Collected data
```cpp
extern "C" int gngf_decoder_train(const float* enc, const float* target, const float* gloss, const float* W0, const float* b0,
                                  const float* W1, const float* b1, const float* W2, const float* b2, float* rgb, float* denc,
                                  float* dW0, float* db0, float* dW1, float* db1, float* dW2, float* db2, float* slabs,
                                  float* denc_absmax, float* zero_fill, int64_t zero_floats, int64_t P, int in_dim, int out_dim,
                                  int leaky, void* stream) {
  GNGF_CHECK_ARG(P > 0 && in_dim == 32 && out_dim > 0 && out_dim <= 4);
  GNGF_CHECK_ARG(!zero_fill || (zero_floats >= 0 && (zero_floats & 3) == 0 && (reinterpret_cast<uintptr_t>(zero_fill) & 15) == 0));
  const bool reduce_here = dW0 || db0 || dW1 || db1 || dW2 || db2;
  GNGF_CHECK_ARG(slabs && (!reduce_here || (dW0 && db0 && dW1 && db1 && dW2 && db2)));
  GNGF_CHECK_ARG(enc && target && gloss && W0 && b0 && W1 && b1 && W2 && b2 && rgb && denc);
  const int nslab = slab_size(in_dim, out_dim);
  hipStream_t s = as_stream(stream);
  const int nslabs = gngf_decoder_bwd_slabs(P);
  const size_t smem = bwd_smem_bytes_hybrid(out_dim);
  auto fn = leaky ? decoder_bwd_kernel<32, true, true, false, true, true> : decoder_bwd_kernel<32, false, true, false, true, true>;
  hipError_t e = hipFuncSetAttribute(reinterpret_cast<const void*>(fn), hipFuncAttributeMaxDynamicSharedMemorySize, (int)smem);
  if (e != hipSuccess) return (int)e;
  fn<<<dim3((unsigned)nslabs), dim3(kDecThreads), smem, s>>>(enc, rgb, nullptr, W0, b0, W1, b1, W2, denc, slabs, nullptr, P, in_dim, out_dim,
                                                             target, gloss, b2, reinterpret_cast<float4*>(zero_fill),
                                                             zero_fill ? zero_floats / 4 : 0);
  e = hipGetLastError();
  if (e != hipSuccess) return (int)e;
  if (reduce_here)
    decoder_reduce_kernel<<<dim3((unsigned)((nslab + 63) / 64)), dim3(1024), 0, s>>>(slabs, nslabs, nslab, in_dim, out_dim, dW0,
                                                                                     db0, dW1, db1, dW2, db2, denc_absmax, nullptr, nullptr);
  GNGF_RETURN_LAUNCH();
}

extern "C" int gngf_decoder_reduce(const float* slabs, float* dW0, float* db0, float* dW1, float* db1, float* dW2, float* db2,
                                   float* denc_absmax, const float* gloss_promised, const float* gloss_arrived, int64_t P,
                                   int in_dim, int out_dim, void* stream) {
  GNGF_CHECK_ARG(P >= 0 && in_dim > 0 && in_dim <= 64 && out_dim > 0 && out_dim <= 4);
  GNGF_CHECK_ARG(slabs && dW0 && db0 && dW1 && db1 && dW2 && db2 && (!gloss_promised == !gloss_arrived));
  const int nslab = slab_size(in_dim, out_dim);
  decoder_reduce_kernel<<<dim3((unsigned)((nslab + 63) / 64)), dim3(1024), 0, as_stream(stream)>>>(
      slabs, gngf_decoder_bwd_slabs(P), nslab, in_dim, out_dim, dW0, db0, dW1, db1, dW2, db2, denc_absmax, gloss_promised,
      gloss_arrived);
  GNGF_RETURN_LAUNCH();
}

extern "C" int gngf_decoder_bwd_last_span_ns(double* ns) {
  GNGF_CHECK_ARG(ns);
  unsigned long long span[2] = {0ull, 0ull};
  hipError_t e = hipMemcpyFromSymbol(span, HIP_SYMBOL(gngf::g_bwd_span), sizeof(span));
  if (e != hipSuccess) return (int)e;
  *ns = span[1] > span[0] ? (double)(span[1] - span[0]) * 10.0 : 0.0;
  return 0;
}

#if defined(GNGF_STAMPS)
extern "C" int gngf_debug_read_fwd_stamps(unsigned long long* host16) {
  return (int)hipMemcpyFromSymbol(host16, HIP_SYMBOL(gngf::g_fstamps), 16 * sizeof(unsigned long long));
}
extern "C" int gngf_debug_read_blocktime(unsigned long long* host1024) {
  return (int)hipMemcpyFromSymbol(host1024, HIP_SYMBOL(gngf::g_blocktime), 2 * 256 * 2 * sizeof(unsigned long long));
}
extern "C" int gngf_debug_read_stamps(unsigned long long* host16) {
  return (int)hipMemcpyFromSymbol(host16, HIP_SYMBOL(gngf::g_stamps), 16 * sizeof(unsigned long long));
}
#endif

#include "render.inc"
```

collision_handling_in_instantngp_amd/ops.py:

```python
import ctypes as _ct
import dataclasses as _dc
import math as _math
import os
import sys as _sys
import types as _types

import torch

from . import _lib
from ._lib import call, ptr, query, stream_ptr

BLEND_CODES = {True: 0, None: 1, False: 2}
MODE_HASH, MODE_VERTEX_TABLE = 0, 1
MODE_DENSE_HASH = 2
MAX_TOPK = 128
MAX_TOPK_LIST = 32


def check_topk(K):
    K = int(K)
    if K > MAX_TOPK:
        raise ValueError(f"topk_k = {K} exceeds the limit of {MAX_TOPK} (ops.MAX_TOPK, GNGF_MAX_TOPK_WIDE)")
    return K

# ... 1268 lines not shown
    if not TUNING.use_side_stream:
        return torch.cuda.current_stream(device)
    key = (device.type, device.index, torch.cuda.current_stream(device).stream_id)
    if key not in _SIDE_STREAMS:
        _SIDE_STREAMS[key] = torch.cuda.Stream(device=device)
    return _SIDE_STREAMS[key]


@_dc.dataclass(frozen=True)
class StepConfig:
    source: str
    staged: int
    direct: int
    binning: str
    vertex_fwd: str
    pixel: str
    grad_sink: str
    table_grad: str
    clear: str
    direct_bwd: str
    exchange: bool
    vertex_bwd_flat: bool = False
    owned_rows: bool = False

    def signature(self):
        return (f"{self.source} L{self.staged}+{self.direct} bin={self.binning} vfwd={self.vertex_fwd} px={self.pixel} sink={self.grad_sink} "
                f"dE={self.table_grad}/{self.clear} direct={self.direct_bwd}" + (" xchg" if self.exchange else "")
                + (" vbwd=flat" if self.vertex_bwd_flat else "") + (" rows=owned" if self.owned_rows else ""))

    def chain(self):
        lv = ("tiled" if self.staged else "") + ("+" if self.staged and self.direct else "") + ("direct" if self.direct else "")
        return (f"{self.source} {lv} bin={self.binning} vfwd={self.vertex_fwd} px={self.pixel} sink={self.grad_sink} "
                f"dE={self.table_grad}/{self.clear} direct={self.direct_bwd}" + (" xchg" if self.exchange else ""))

    @staticmethod
    def choose(plan, L, T, F, P, mode, fp32_tables, needs_grad, link_defer_zero, link_zero_hidden, exchange, persist_ok, persist_alloc_ok,
               have_reserve_ws, flat_list=False, owned_rows=False):
        t = TUNING
        tiled = plan.Ls > 0 and P > 0
        nd = L - plan.Ls
        if mode == MODE_DENSE_HASH:
            if exchange:
                raise ValueError("the dense-where-it-fits index source does not run under a data-parallel exchange")
            dbw = "atomics" if (needs_grad and nd > 0) else "none"
            if not tiled:
                return StepConfig("dense_hash", 0, L, "none", "none", "none", "none", "alloc" if needs_grad else "none", "none", dbw, False)
            il = plan.interleaved(backward=bool(needs_grad))
            if not needs_grad:
                return StepConfig("dense_hash", plan.Ls, nd, "prepare", "riders", "interleaved" if il else "generic", "none", "none", "none",
                                  "none", False)
# ... 51 lines not shown
        K = check_topk(0 if vert_idx is None else vert_idx.shape[1])
        NV = 0 if vert_idx is None else vert_idx.shape[0]
        enc = torch.empty((P, L * F), dtype=_f32, device=tables.device)
        ws = None
        ctx.flat = (_flat_list_of(order, plan, vert_idx, vert_w, T)
                    if (P > 0 and ctx.needs_input_grad[3] and not ctx.needs_input_grad[5]) else None)
        if vert_idx is not None and order is None and plan.Ls > 0 and P > 0 and ctx.needs_input_grad[3]:
            order = slot_order(vert_idx, plan.n_ls_host[:plan.Ls], vstride)
        buf = None
        clear_now = None
        dev = tables.device
        tiled = plan.Ls > 0 and P > 0
        pws = _bin_workspace(dev, plan.ntiles, dp, kind="reserve") if (tiled and TUNING.fused_vertex_fwd) else None
        choose_args = (
            plan, L, T, F, P, mode, tables.dtype == _f32, bool(ctx.needs_input_grad[3]),
            bool(link is not None and link.defer_zero), bool(link is not None and link.zero_hidden),
            bool(dp is not None and dp.exchange is not None), bool(dp is not None and dp.persist_ok and getattr(dp, "level_params", None)),
            bool(dp is not None and (getattr(dp, "persist_grad", None) is not None or not torch.cuda.is_current_stream_capturing())),
            bool(pws is not None and pws.numel() >= 2 * plan.ntiles + 3))
        want_owned = bool(VERTEX_BWD_OWNED and ctx.flat is not None
                          and StepConfig.choose(*choose_args, flat_list=True, owned_rows=True).owned_rows)
        sc = ctx.step_config = StepConfig.choose(*choose_args, flat_list=ctx.flat is not None,
                                                 owned_rows=want_owned and _owned_peek(dp, tables, ctx.flat) is not None)
        if dp is not None:
            dp.step_config = sc
        _trace("step_config", signature=sc.signature())
        if SEEN_STEP_CONFIGS is not None:
            SEEN_STEP_CONFIGS.add(sc.chain())
        if tiled:
            fused = sc.vertex_fwd == "fused" and sc.binning == "pipeline"
            use64 = sc.grad_sink == "dG64"
            if ctx.needs_input_grad[3]:
                ng = 0 if sc.grad_sink == "table_rows" else ((plan.vtot * F + 2) * 2 if use64 else plan.vtot * F)
                nt = tables.numel()
                if fused and sc.owned_rows:
                    big = torch.empty(((ng + 3) & ~3,), dtype=_f32, device=dev)
                    buf = _BackwardBuffers(big[:ng].view(_i64), None, zbuf=big, owned=True)
                elif fused:
                    big = torch.empty((nt + ((ng + 3) & ~3),), dtype=_f32, device=dev)
                    dgrid = None if ng == 0 else (big[nt:nt + ng].view(_i64) if use64 else big[nt:nt + ng].view(plan.vtot, F))
                    buf = _BackwardBuffers(dgrid, big[:nt].view(tables.shape), zbuf=big)
                else:
                    dgrid = None if ng == 0 else (torch.empty((plan.vtot * F + 2,), dtype=_i64, device=dev) if use64
                                                  else torch.empty((plan.vtot, F), dtype=_f32, device=dev))
                    if sc.table_grad == "persist":
                        clear_now = _persistent_peek(dp, tables)
# ... 443 lines not shown
        return
    call("gngf_ext3_query", *pointers, *scalars, ptr(xy, _f32, "xy"), P, ptr(out_rgb, _f32, "out_rgb"),
         ptr(out_image, _i32, "out_image"), stream_ptr())
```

## [WHAT TO DO]
Only lines containing the string "zbuf" belong in the answer; find them in the data above and copy them.

## [ANSWER BOX]
                    buf = _BackwardBuffers(big[:ng].view(_i64), None, zbuf=big, owned=True)
                    buf = _BackwardBuffers(dgrid, big[:nt].view(tables.shape), zbuf=big)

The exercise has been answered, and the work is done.